We then choose a ARMA model to fit the errors based on AIC values:
MA0 | MA1 | MA2 | MA3 | MA4 | MA5 | |
---|---|---|---|---|---|---|
AR0 | 100.80 | 67.21 | 61.48 | 57.90 | 58.86 | 58.45 |
AR1 | 50.94 | 52.24 | 53.90 | 55.34 | 56.65 | 58.10 |
AR2 | 52.42 | 54.10 | 48.09 | 46.48 | 48.23 | 57.46 |
AR3 | 53.57 | 55.54 | 57.46 | 49.70 | 50.40 | 60.65 |
AR4 | 55.53 | 57.36 | 59.36 | 57.46 | 59.73 | 51.96 |
AR5 | 57.46 | 50.14 | 57.48 | 60.00 | 56.34 | 56.73 |
We see ARIMA(2,0,3) has a low AIC = 46.48, we choose to fit this model. The summary is below:
md=arima(r,order=c(2,0,3))
md
##
## Call:
## arima(x = r, order = c(2, 0, 3))
##
## Coefficients:
## ar1 ar2 ma1 ma2 ma3 intercept
## 1.9253 -0.9838 -1.4675 0.2620 0.2930 0.0310
## s.e. 0.0323 0.0304 0.1216 0.1801 0.1201 0.0464
##
## sigma^2 estimated as 0.082: log likelihood = -16.24, aic = 46.48
Next we look at the residuals of this model:
res=md$residuals
acf(res, main='ACF of residuals')
Box.test(res)
##
## Box-Pierce test
##
## data: res
## X-squared = 0.020187, df = 1, p-value = 0.887
qqnorm(res)
qqline(res)
shapiro.test(res)
##
## Shapiro-Wilk normality test
##
## data: res
## W = 0.98841, p-value = 0.6141
The ACF plot shows that the residuals are uncorrelated as they all lie in the confidence interval. The Box test indicates the residuals are independent.

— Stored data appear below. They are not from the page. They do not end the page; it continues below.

struct wcb_handle {
  wcb_model_desc d{};
  DType dt = kBF16;
  int device = 0;
  std::string err;
  hipStream_t he = nullptr;
  static constexpr int kMaxCtx = 4;
  int nctx = 2;
  hipEvent_t ev_xkv[kMaxCtx] = {}, ev_dec[kMaxCtx] = {};
  int gen_count = 0;
  hipEvent_t ev_in = nullptr, ev_out = nullptr;
  static constexpr int kMaxSub = DecCtx::kMaxSub;
  DecCtx dc[kMaxCtx];
  int n_sub = 1;
  int xsplit = 1;
  int xvariant = 0;
  int flash_split = 2;
  int beam_xattn = 0;
  int ln_fold = 1;
  int merge_v = 1;
  int xpart16 = 1;
  int xq_kq = 0;
  int ring_kt = 2;
  int beam_wide = 1;
  int beam_wfm = 0;
  int lean_fold = 1;
  int xqk = 1;
  int xqk_nch = 8;
  int merge_os = 1;
  int lm_walkers = 256;
  int mel_split = 0;
  int lean_mf2 = 0;
  int beam_chunks = 0;
  int beam_raster = 0;
  int lm_ln_split = 0;
  int enc_flash_qw = 4;
  int xmode = 1;
  int beam_xmode = 0;
  int group_rows = 512;
  int xenc_split = 6;
  int xenc_fm = 1;
  int xenc_variant = 1;
  int ln16 = 1;
  int vocab_pad = 0;
  int steps_per_graph = 8;
  int lean = 1;
  int lean_x = 1;
  struct wcb_state* step_state = nullptr;
  int enc_raster = 8;
  int enc_gemm = 4;
  bool dec_gemm = false;
  std::map<std::string, DevBuf> staged;
  std::vector<DevBuf> owned;
  bool ready = false;
  int dbg_enc_layers = -1;
  void *conv1_w = nullptr, *conv2_w = nullptr;
  float *conv1_b = nullptr, *conv2_b = nullptr, *enc_pos = nullptr;
  int k1pad = 0;
  std::vector<LayerW> enc, dec;
  float *enc_ln_w = nullptr, *enc_ln_b = nullptr, *dec_ln_w = nullptr, *dec_ln_b = nullptr;
  void* xkv_w = nullptr; float* xkv_b = nullptr;
  void *tok_emb = nullptr, *dec_pos = nullptr;
  void* tok_emb_fm = nullptr;
  DevBuf dft, dft3, mel_lo, mel_hi, mel_w, clip_max;
  int enc_B = 0;
  DevBuf xt, hbuf, x, h, qkv, att, ffn, encout;
  DevBuf xkv2[kMaxCtx];
  std::unique_ptr<wcb_bias> empty_bias;
  std::vector<wcb_bias*> biases;
  DevBuf dev_err;
  bool prof = false, prof_stamps = false;
  std::vector<ProfEntry> prof_e;
  std::deque<std::pair<int, std::pair<hipEvent_t, hipEvent_t>>> prof_pending;
  std::vector<hipEvent_t> ev_pool;
  DevBuf stamps, stamp_acc;
  static constexpr int kStampRegions = 8;
  unsigned long long* stamp_base(int buf, int region) {
    return stamps.as<unsigned long long>() + ((size_t)buf * kStampRegions + region) * stamp_slots() * 2 * kStampSub;
  }
  double xattn_bytes = 0, xattn_flops = 0;
  long stamp_slots() const { return (long)d.n_text_ctx * d.n_layers * kMaxSub; }

  int H() const { return d.n_heads; }
  int S() const { return d.n_audio_ctx; }

  void* upload(const void* src, size_t bytes) {
    owned.emplace_back();
    owned.back().ensure(bytes);
    HIPCHK(hipMemcpy(owned.back().p, src, bytes, hipMemcpyHostToDevice));
    return owned.back().p;
  }
  float* upload_f(const std::vector<float>& v) { return reinterpret_cast<float*>(upload(v.data(), v.size() * 4)); }
  void* own(size_t bytes) {
    owned.emplace_back();
    owned.back().ensure(bytes);
    return owned.back().p;
  }
  const float* W(const std::string& name, size_t expect) {
    auto it = staged.find(name);
    if (it == staged.end()) throw WcbError(WCB_ERR_STATE, "missing weight " + name);
    if (it->second.bytes != expect * 4)
      throw WcbError(WCB_ERR_ARG, "weight " + name + " has " + std::to_string(it->second.bytes / 4) +
                                      " elements, expected " + std::to_string(expect));
    return it->second.as<float>();
  }

  int prof_id(const char* name) {
    for (size_t i = 0; i < prof_e.size(); ++i)
      if (prof_e[i].name == name) return (int)i;
// ... 262 lines not shown
    REQUIRE(h && name, "bad argument");
    const std::string n = name;
    static const char* const kFreeWhileStepwise[] = {"decode_contexts", "enc_flash", "enc_gemm", "enc_raster",
                                                     "steps_per_graph", "kq_cnt_seed"};
    bool free_opt = false;
    for (const char* f : kFreeWhileStepwise) free_opt |= n == f;
    REQUIRE(free_opt || !h->step_state, "option " + n + ": a step-wise decode is active (wcb_decode_end first)");
    if (n == "xmode" || n == "beam_xmode") {
      REQUIRE(!h->ready, "option " + n + " selects the weight layouts: set it before wcb_finalize_weights");
      REQUIRE(value == 0 || value == 1, "option " + n + ": 0 or 1");
      if (n == "xmode") h->xmode = value && xenc_supported(h->dt, h->d.d_model);
      else h->beam_xmode = value && h->xmode;
      if (!h->xmode) h->beam_xmode = 0;
    } else if (n == "decode_contexts") {
      REQUIRE(value >= 1 && value <= wcb_handle::kMaxCtx, "option decode_contexts: 1..4");
      REQUIRE(!h->step_state || value < wcb_handle::kMaxCtx,
              "option decode_contexts: 4 while a step-wise decode is active (wcb_decode_end first)");
      h->nctx = value;
    } else if (n == "group_rows") {
      REQUIRE(value >= 16 && value <= 512, "option group_rows: 16..512");
      h->group_rows = value;
    } else if (n == "xenc_variant") {
      REQUIRE(value >= 0 && value <= 3, "option xenc_variant: 0..3");
      h->xenc_variant = value;
    } else if (n == "enc_flash") {
      REQUIRE(value == 2 || value == 4, "option enc_flash: 2 or 4");
      h->enc_flash_qw = value;
    } else if (n == "xenc_split") {
      REQUIRE(!h->ready, "option xenc_split: set before the weights are finalized");
      REQUIRE(value >= 1 && value <= kXencMaxSplit, "option xenc_split: 1..16");
      h->xenc_split = value;
    } else if (n == "lm_ln_split") {
      h->lm_ln_split = value != 0;
    } else if (n == "ring_kt") {
      REQUIRE(value == 1 || value == 2, "option ring_kt: 1 or 2");
      h->ring_kt = value;
    } else if (n == "kq_cnt_seed") {
      REQUIRE(value >= 0, "option kq_cnt_seed: >= 0");
      quiesce(h);
      for (DecCtx& D : h->dc) {
        if (!D.kq_cnt.p) continue;
        std::vector<unsigned long long> v(D.kq_cnt.bytes / 8, 4ull * (unsigned long long)value);
        HIPCHK(hipMemcpy(D.kq_cnt.p, v.data(), v.size() * 8, hipMemcpyHostToDevice));
      }
    } else if (n == "steps_per_graph") {
      REQUIRE(value >= 1 && value <= 64, "option steps_per_graph: 1..64");
      h->steps_per_graph = value;
    } else if (n == "xenc_fm") {
      h->xenc_fm = value != 0;
    } else if (n == "xq_kq") {
      h->xq_kq = value != 0;
    } else if (n == "enc_gemm") {
      REQUIRE(value == 0 || value == 1 || value == 4 || value == 5, "option enc_gemm: 0, 1, 4 or 5");
      h->enc_gemm = value;
    } else if (n == "enc_raster") {
      REQUIRE(value >= 0 && value <= 64, "option enc_raster: 0..64");
      h->enc_raster = value;
    } else if (n == "lean") {
      REQUIRE(!h->ready, "option lean selects weight layouts: set it before wcb_finalize_weights");
      h->lean = value != 0;
    } else if (n == "lean_x") {
      h->lean_x = value != 0;
    } else if (n == "xpart16") {
      h->xpart16 = value != 0;
    } else if (n == "merge_v") {
      h->merge_v = value != 0;
// ... 700 lines not shown
    xo.out16_fm = x16fm;
    proj("dec_xo", xo);
    const bool afm = fm_ok && w.fc1_fm && w.fc2_fm &&
                     (d == 512 || d == 768 || d == 1024 || d == 1280) &&
                     (h->d.ffn == 2048 || h->d.ffn == 3072 || h->d.ffn == 4096 || h->d.ffn == 5120);
    GemmArgs f1 = drow(x, d, w.fc1_w, M, h->d.ffn, d, dffn, h->d.ffn);
    f1.ln_w = w.ln2_w; f1.ln_b = w.ln2_b; f1.st_in = st; f1.st_nb = nbk; f1.ln_a16 = lna;
    f1.bias = w.fc1_b; f1.act = 1; f1.ln_u = w.ln2_u; f1.ln_c = w.ln2_c; f1.ln_wg = w.fc1_wg; f1.W_fm = w.fc1_fm; f1.ln_wg_fm = w.fc1_wgfm;
    f1.c_fm = afm;
    if (x16fm) { f1.ln_a16 = x16fm; f1.a_fm = 1; }
    proj("dec_fc1", f1);
    GemmArgs f2 = drow(dffn, h->d.ffn, w.fc2_w, M, d, h->d.ffn, x, d);
    f2.bias = w.fc2_b; f2.resid = x; f2.out_f32 = 1; f2.st_out = st_pub; f2.st_nb = nbk; f2.out16 = x16; f2.W_fm = w.fc2_fm;
    f2.a_fm = afm;
    f2.out16_fm = x16fm;
    proj("dec_fc2", f2);
  }
  if (c.lm_head) {
    GemmArgs lm = drow(x, d, h->tok_emb, M, h->d.vocab, d, c.logits_out + (size_t)b0 * c.logits_ld, c.logits_ld);
    if (rps > 1) { lm.ldc = h->d.vocab; lm.c_Mb = rps; lm.c_strideB = c.logits_ld; }
    const bool lm_tiled = tiled && rps == 1 && c.logits_ld >= h->vocab_pad;
    if (lm_tiled) lm.N = h->vocab_pad;
    lm.ln_w = h->dec_ln_w; lm.ln_b = h->dec_ln_b; lm.st_in = st; lm.st_nb = nbk; lm.ln_a16 = lna;
    if (h->lean) lm.W_fm = h->tok_emb_fm;
    if (h->lean && !tiled && rps == 1 && h->lm_ln_split) lm.ln_scratch = dh;
    lm.out_f32 = 1;
    if (c.select && !c.beam) {
      lm.walkers = h->lm_walkers;
      lm.sel_val = D.part_val.as<float>() + (size_t)b0 * D.nchunk;
      lm.sel_idx = D.part_idx.as<int>() + (size_t)b0 * D.nchunk;
      lm.sel_root_bits = c.bias->root_bits.as<uint32_t>(); lm.sel_lam = c.lam;
      lm.sel_rowbase = ints + I_NEXT + 3 * c.B + b0;
      lm.sel_eos = h->d.eos_token_id; lm.sel_step = ints + I_STEP; lm.sel_min_new = c.min_new;
    }
    if (lm_tiled) {
      proj("lm_head", lm);
    } else {
      dgemm(h, "lm_head", lm, st_);
    }
  }
}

The Normal QQ-plot shows overall a good behavior of normality, although there are tails at both end. The Shapiro-Wilk normality test supports this assumption.
Hence, it is appropriate to consider the residuals as Gaussian white noise.
After detrending, then fit an ARIMA(2,0,3) model to the errors, we have found a good model for suicide data in Austrilia from 1915 to 2004.
The model is: \[X_n=4.03-0.13n+3.85*10^{-3}n^2-3.05*10^{-5}n^3+\epsilon_n\] where \[\epsilon_n=1.93\epsilon_{n-1}-0.98\epsilon_{n-2}+\omega_n-1.47\omega_{n-1}+0.26\omega_{n-2}+0.29\omega_{n-3}\], and \(\{\omega_n\}:\omega_n \sim N(0,\sigma^2)\) is Gaussian white noise
Based on this model, we can make predictions. Here is the predictions for the next 50 years:
Based on the 90-year data, we’ve come up with a ARIMA(2,0,3) model. As discussed before, the data is too small for the study of seasonality. The potiential next step could be to get more data, and see if periodic behavior is worth awareness.